* _Assignment_
Return every line of the data below word for word, including the punctuation.

* _Data for review_

static AdamArgs adam_args(const Step& x) {
  d4pg_learner* L = x.L; const d4pg_learner_config_t& c = x.c; const d4pg_learner_buffers_t& b = x.b;
  const NetDims& da = L->da; const NetDims& dc = L->dc; const PeerInfo& peers = x.peers;
  AdamArgs aa{};
  aa.seg[0] = AdamSeg{b.actor, x.Ga, b.adam_m_actor, b.adam_v_actor, b.actor_target, da.total, nullptr, 0, 0.f, 0};
  aa.seg[1] = AdamSeg{b.critic, x.Gc, b.adam_m_critic, b.adam_v_critic, b.critic_target, dc.total, nullptr, 0, 0.f, 1};
  if (peer_exchange(x)) {
    aa.npeers = peers.world;
    for (int r = 0; r < peers.world; ++r) aa.peer_g[r] = peers.x[r] + int64_t(x.gpar) * peers.n;
    aa.seg[0].g_out = b.grad_actor; aa.seg[0].g_off = 0;
    aa.seg[1].g_out = b.grad_critic; aa.seg[1].g_off = da.total;
    aa.my_flags = inline_sync(x) ? peers.flag[peers.rank] : nullptr; aa.rank = peers.rank;
    if (x.xm == XCHG_MC) aa.mc_g = peers.mc + int64_t(x.gpar) * peers.n;
    if (x.xm == XCHG_MC2) {
      aa.peer_reduced = 1;
      aa.seg[0].g = peers.mc_uc + 2 * peers.n; aa.seg[1].g = peers.mc_uc + 2 * peers.n + da.total;
      aa.my_flags = peers.flag2[peers.rank];
    }
    if (x.xm == XCHG_RS) {
      aa.peer_reduced = 1;
      aa.seg[0].g = peers.red[peers.rank]; aa.seg[1].g = peers.red[peers.rank] + da.total;
      aa.my_flags = peers.flag2[peers.rank];
    }
  }
  aa.nseg = 2;
  aa.seg[0].wd = float(c.weight_decay_actor); aa.seg[1].wd = float(c.weight_decay_critic);
  const double max_norm[2] = {c.max_grad_norm_actor, c.max_grad_norm_critic};
  for (int sg = 0; sg < 2; ++sg)
    if (max_norm[sg] != 0.0) {
      aa.seg[sg].sq_partials = x.w.sq_partials + sg * GRAD_NORM_CTAS; aa.seg[sg].max_norm = max_norm[sg];
      aa.seg[sg].norm_out = b.losses + 2 + sg;
    }
  if (L->plan == PLAN_TC_CHAIN) {
    const TccImage* U = L->tcc_img;
    const NetDims* nd[2] = {&da, &dc};
    const Net online[2] = {ACTOR, CRITIC}, target[2] = {ACTOR_TARGET, CRITIC_TARGET};
    for (int sg = 0; sg < 2; ++sg) {
      aa.seg[sg].nimg = 4;
      for (int ly = 0; ly < 4; ++ly) {
        AdamImgLayer& I = aa.seg[sg].imgl[ly];
        I.w_off = nd[sg]->w_off[ly]; I.w_end = I.w_off + int64_t(nd[sg]->out[ly]) * nd[sg]->ld[ly];
        I.ld = nd[sg]->ld[ly]; I.nchunks = U[fwd_image(online[sg], ly)].kchunks;
        I.img = const_cast<uint8_t*>(U[fwd_image(online[sg], ly)].ptr);
        I.img_t = const_cast<uint8_t*>(U[fwd_image(target[sg], ly)].ptr);
      }
    }
  }
  aa.w1 = float(1.0 - c.beta1); aa.w2 = float(1.0 - c.beta2); aa.beta2 = float(c.beta2); aa.eps = float(c.adam_eps);
  aa.tau = float(c.tau); aa.one_minus_tau = float(1.0 - c.tau); aa.grad_scale = 1.0f; aa.clock = x.w.clock;
  aa.pipe_slot = x.pf ? x.par : -1;
  aa.loss_rows = x.w.loss_rows; aa.pi_rows = x.w.pi_rows; aa.B = x.B; aa.inv_count = 1.0f / float(x.B); aa.loss_out = b.losses;
  return aa;
}
static int launch_update(Step& x, const AdamArgs& a) {
  if (adam_clips(a)) RUN("launch_grad_sqnorm", true, launch_grad_sqnorm(a, x.st));
  RUN("launch_adam", false, launch_adam(a, x.st));
  return D4PG_OK;
}
static int post_update_half(Step& x, const AdamArgs& aa) {
  d4pg_learner* L = x.L; const Workspace& w = x.w;
  AdamArgs ac = aa;
  ac.seg[0] = aa.seg[1]; ac.nseg = 1; ac.skip_tail = 1;
  if (int rc = launch_update(x, ac)) return rc;
  RUN("launch_tcc_pack", false, launch_tcc_pack(L->tcc_pack_dx, x.st));
  TccArgs& fb = L->tcc_fwd_args;
  tcc_begin(x, fb, 1);
  tcc_build_Q(fb, 0, x, w.out[3], nullptr, w.h2[4], w.h3[4], w.out[4]);
  RUN("launch_mlp_tc_chain", true, launch_mlp_tc_chain(fb, x.st));
  if (int rc = launch_step_heads(x, true)) return rc;
  TccArgs& bb = L->tcc_bwd_args;
  tcc_begin(x, bb, 5);
  tcc_build_bwd_P(bb, 0, x);
  RUN("launch_mlp_tc_chain", true, launch_mlp_tc_chain(bb, x.st));
  if (int rc = dw_wide(x, false, true)) return rc;
  AdamArgs ab = aa;
  ab.nseg = 1;
  return launch_update(x, ab);
}

static int update(Step& x) {
  const AdamArgs aa = adam_args(x);
  if (x.h7) return post_update_half(x, aa);
  return launch_update(x, aa);
}

static int enqueue_step(d4pg_learner* L, cudaStream_t st, int par, bool cold, bool pack_fwd) {
  const d4pg_learner_config_t& c = L->cfg;
  const bool pf = piped(c);
  Step x{L, st, c, L->buf, L->ws, L->ws.batch[par], par, cold, pf, (c.loss_flags & 4) != 0,
         c.batch, c.obs_dim, c.act_dim, c.n_atoms, pitch4(c.obs_dim), pitch4(c.act_dim), pitch4(c.n_atoms)};
  const StepPlan plan = L->plan;
  const bool side = c.prioritized || pf;
  int rc = (!pf || cold) ? sample_batch(x) : D4PG_OK;
  if (!rc) rc = plan == PLAN_TC_CHAIN ? forward_tc_chain(x, pack_fwd) : plan == PLAN_CHAIN ? forward_chain(x) : forward_levels(x);
  if (!rc) rc = launch_step_heads(x, false);
  if (!rc && side) rc = side_branch(x);
  if (!rc) rc = choose_gradient_buffers(x);
  if (!rc && plan == PLAN_TC_CHAIN) rc = backward_tc_chain(x);
  if (!rc && plan == PLAN_CHAIN) rc = backward_chain(x);
  if (!rc) rc = plan == PLAN_LEVELS ? backward_levels(x) : dw_wide(x, true, !x.h7);
  if (!rc) rc = exchange_gradients(x);
  if (!rc) rc = update(x);
  if (rc) return rc;
  if (side) D4PG_CUDA_OK(cudaStreamWaitEvent(st, L->ev_join, 0));
  L->kernels_per_step = x.nk;
  return D4PG_OK;
}
#undef RUN

extern "C" int64_t d4pg_learner_workspace_floats(const d4pg_learner_config_t* cfg) {
  if (!cfg) return -1;
  const d4pg_learner_config_t ec = with_head_width(*cfg);
  return carve(nullptr, ec.batch, ec.obs_dim, ec.act_dim, ec.n_atoms, step_plan(ec), piped(ec), clipping(ec),
               ec.nstep_tails != 0).total;
}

* _The completed task_
static AdamArgs adam_args(const Step& x) {
  d4pg_learner* L = x.L; const d4pg_learner_config_t& c = x.c; const d4pg_learner_buffers_t& b = x.b;
  const NetDims& da = L->da; const NetDims& dc = L->dc; const PeerInfo& peers = x.peers;
  AdamArgs aa{};
  aa.seg[0] = AdamSeg{b.actor, x.Ga, b.adam_m_actor, b.adam_v_actor, b.actor_target, da.total, nullptr, 0, 0.f, 0};
  aa.seg[1] = AdamSeg{b.critic, x.Gc, b.adam_m_critic, b.adam_v_critic, b.critic_target, dc.total, nullptr, 0, 0.f, 1};
  if (peer_exchange(x)) {
    aa.npeers = peers.world;
    for (int r = 0; r < peers.world; ++r) aa.peer_g[r] = peers.x[r] + int64_t(x.gpar) * peers.n;
    aa.seg[0].g_out = b.grad_actor; aa.seg[0].g_off = 0;
    aa.seg[1].g_out = b.grad_critic; aa.seg[1].g_off = da.total;
    aa.my_flags = inline_sync(x) ? peers.flag[peers.rank] : nullptr; aa.rank = peers.rank;
    if (x.xm == XCHG_MC) aa.mc_g = peers.mc + int64_t(x.gpar) * peers.n;
    if (x.xm == XCHG_MC2) {
      aa.peer_reduced = 1;
      aa.seg[0].g = peers.mc_uc + 2 * peers.n; aa.seg[1].g = peers.mc_uc + 2 * peers.n + da.total;
      aa.my_flags = peers.flag2[peers.rank];
    }
    if (x.xm == XCHG_RS) {
      aa.peer_reduced = 1;
      aa.seg[0].g = peers.red[peers.rank]; aa.seg[1].g = peers.red[peers.rank] + da.total;
      aa.my_flags = peers.flag2[peers.rank];
    }
  }
  aa.nseg = 2;
  aa.seg[0].wd = float(c.weight_decay_actor); aa.seg[1].wd = float(c.weight_decay_critic);
  const double max_norm[2] = {c.max_grad_norm_actor, c.max_grad_norm_critic};
  for (int sg = 0; sg < 2; ++sg)
    if (max_norm[sg] != 0.0) {
      aa.seg[sg].sq_partials = x.w.sq_partials + sg * GRAD_NORM_CTAS; aa.seg[sg].max_norm = max_norm[sg];
      aa.seg[sg].norm_out = b.losses + 2 + sg;
    }
  if (L->plan == PLAN_TC_CHAIN) {
    const TccImage* U = L->tcc_img;
    const NetDims* nd[2] = {&da, &dc};
    const Net online[2] = {ACTOR, CRITIC}, target[2] = {ACTOR_TARGET, CRITIC_TARGET};
    for (int sg = 0; sg < 2; ++sg) {
      aa.seg[sg].nimg = 4;
      for (int ly = 0; ly < 4; ++ly) {
        AdamImgLayer& I = aa.seg[sg].imgl[ly];
        I.w_off = nd[sg]->w_off[ly]; I.w_end = I.w_off + int64_t(nd[sg]->out[ly]) * nd[sg]->ld[ly];
        I.ld = nd[sg]->ld[ly]; I.nchunks = U[fwd_image(online[sg], ly)].kchunks;
        I.img = const_cast<uint8_t*>(U[fwd_image(online[sg], ly)].ptr);
        I.img_t = const_cast<uint8_t*>(U[fwd_image(target[sg], ly)].ptr);
      }
    }
  }
  aa.w1 = float(1.0 - c.beta1); aa.w2 = float(1.0 - c.beta2); aa.beta2 = float(c.beta2); aa.eps = float(c.adam_eps);
  aa.tau = float(c.tau); aa.one_minus_tau = float(1.0 - c.tau); aa.grad_scale = 1.0f; aa.clock = x.w.clock;
  aa.pipe_slot = x.pf ? x.par : -1;
  aa.loss_rows = x.w.loss_rows; aa.pi_rows = x.w.pi_rows; aa.B = x.B; aa.inv_count = 1.0f / float(x.B); aa.loss_out = b.losses;
  return aa;
}
static int launch_update(Step& x, const AdamArgs& a) {
  if (adam_clips(a)) RUN("launch_grad_sqnorm", true, launch_grad_sqnorm(a, x.st));
  RUN("launch_adam", false, launch_adam(a, x.st));
  return D4PG_OK;
}
static int post_update_half(Step& x, const AdamArgs& aa) {
  d4pg_learner* L = x.L; const Workspace& w = x.w;
  AdamArgs ac = aa;
  ac.seg[0] = aa.seg[1]; ac.nseg = 1; ac.skip_tail = 1;
  if (int rc = launch_update(x, ac)) return rc;
  RUN("launch_tcc_pack", false, launch_tcc_pack(L->tcc_pack_dx, x.st));
  TccArgs& fb = L->tcc_fwd_args;
  tcc_begin(x, fb, 1);
  tcc_build_Q(fb, 0, x, w.out[3], nullptr, w.h2[4], w.h3[4], w.out[4]);
  RUN("launch_mlp_tc_chain", true, launch_mlp_tc_chain(fb, x.st));
  if (int rc = launch_step_heads(x, true)) return rc;
  TccArgs& bb = L->tcc_bwd_args;
  tcc_begin(x, bb, 5);
  tcc_build_bwd_P(bb, 0, x);
  RUN("launch_mlp_tc_chain", true, launch_mlp_tc_chain(bb, x.st));
  if (int rc = dw_wide(x, false, true)) return rc;
  AdamArgs ab = aa;
  ab.nseg = 1;
  return launch_update(x, ab);
}

static int update(Step& x) {
  const AdamArgs aa = adam_args(x);
  if (x.h7) return post_update_half(x, aa);
  return launch_update(x, aa);
}

static int enqueue_step(d4pg_learner* L, cudaStream_t st, int par, bool cold, bool pack_fwd) {
  const d4pg_learner_config_t& c = L->cfg;
  const bool pf = piped(c);
  Step x{L, st, c, L->buf, L->ws, L->ws.batch[par], par, cold, pf, (c.loss_flags & 4) != 0,
         c.batch, c.obs_dim, c.act_dim, c.n_atoms, pitch4(c.obs_dim), pitch4(c.act_dim), pitch4(c.n_atoms)};
  const StepPlan plan = L->plan;
  const bool side = c.prioritized || pf;
  int rc = (!pf || cold) ? sample_batch(x) : D4PG_OK;
  if (!rc) rc = plan == PLAN_TC_CHAIN ? forward_tc_chain(x, pack_fwd) : plan == PLAN_CHAIN ? forward_chain(x) : forward_levels(x);
  if (!rc) rc = launch_step_heads(x, false);
  if (!rc && side) rc = side_branch(x);
  if (!rc) rc = choose_gradient_buffers(x);
  if (!rc && plan == PLAN_TC_CHAIN) rc = backward_tc_chain(x);
  if (!rc && plan == PLAN_CHAIN) rc = backward_chain(x);
  if (!rc) rc = plan == PLAN_LEVELS ? backward_levels(x) : dw_wide(x, true, !x.h7);
  if (!rc) rc = exchange_gradients(x);
  if (!rc) rc = update(x);
  if (rc) return rc;
  if (side) D4PG_CUDA_OK(cudaStreamWaitEvent(st, L->ev_join, 0));
  L->kernels_per_step = x.nk;
  return D4PG_OK;
}
#undef RUN

extern "C" int64_t d4pg_learner_workspace_floats(const d4pg_learner_config_t* cfg) {
  if (!cfg) return -1;
  const d4pg_learner_config_t ec = with_head_width(*cfg);
  return carve(nullptr, ec.batch, ec.obs_dim, ec.act_dim, ec.n_atoms, step_plan(ec), piped(ec), clipping(ec),
               ec.nstep_tails != 0).total;
}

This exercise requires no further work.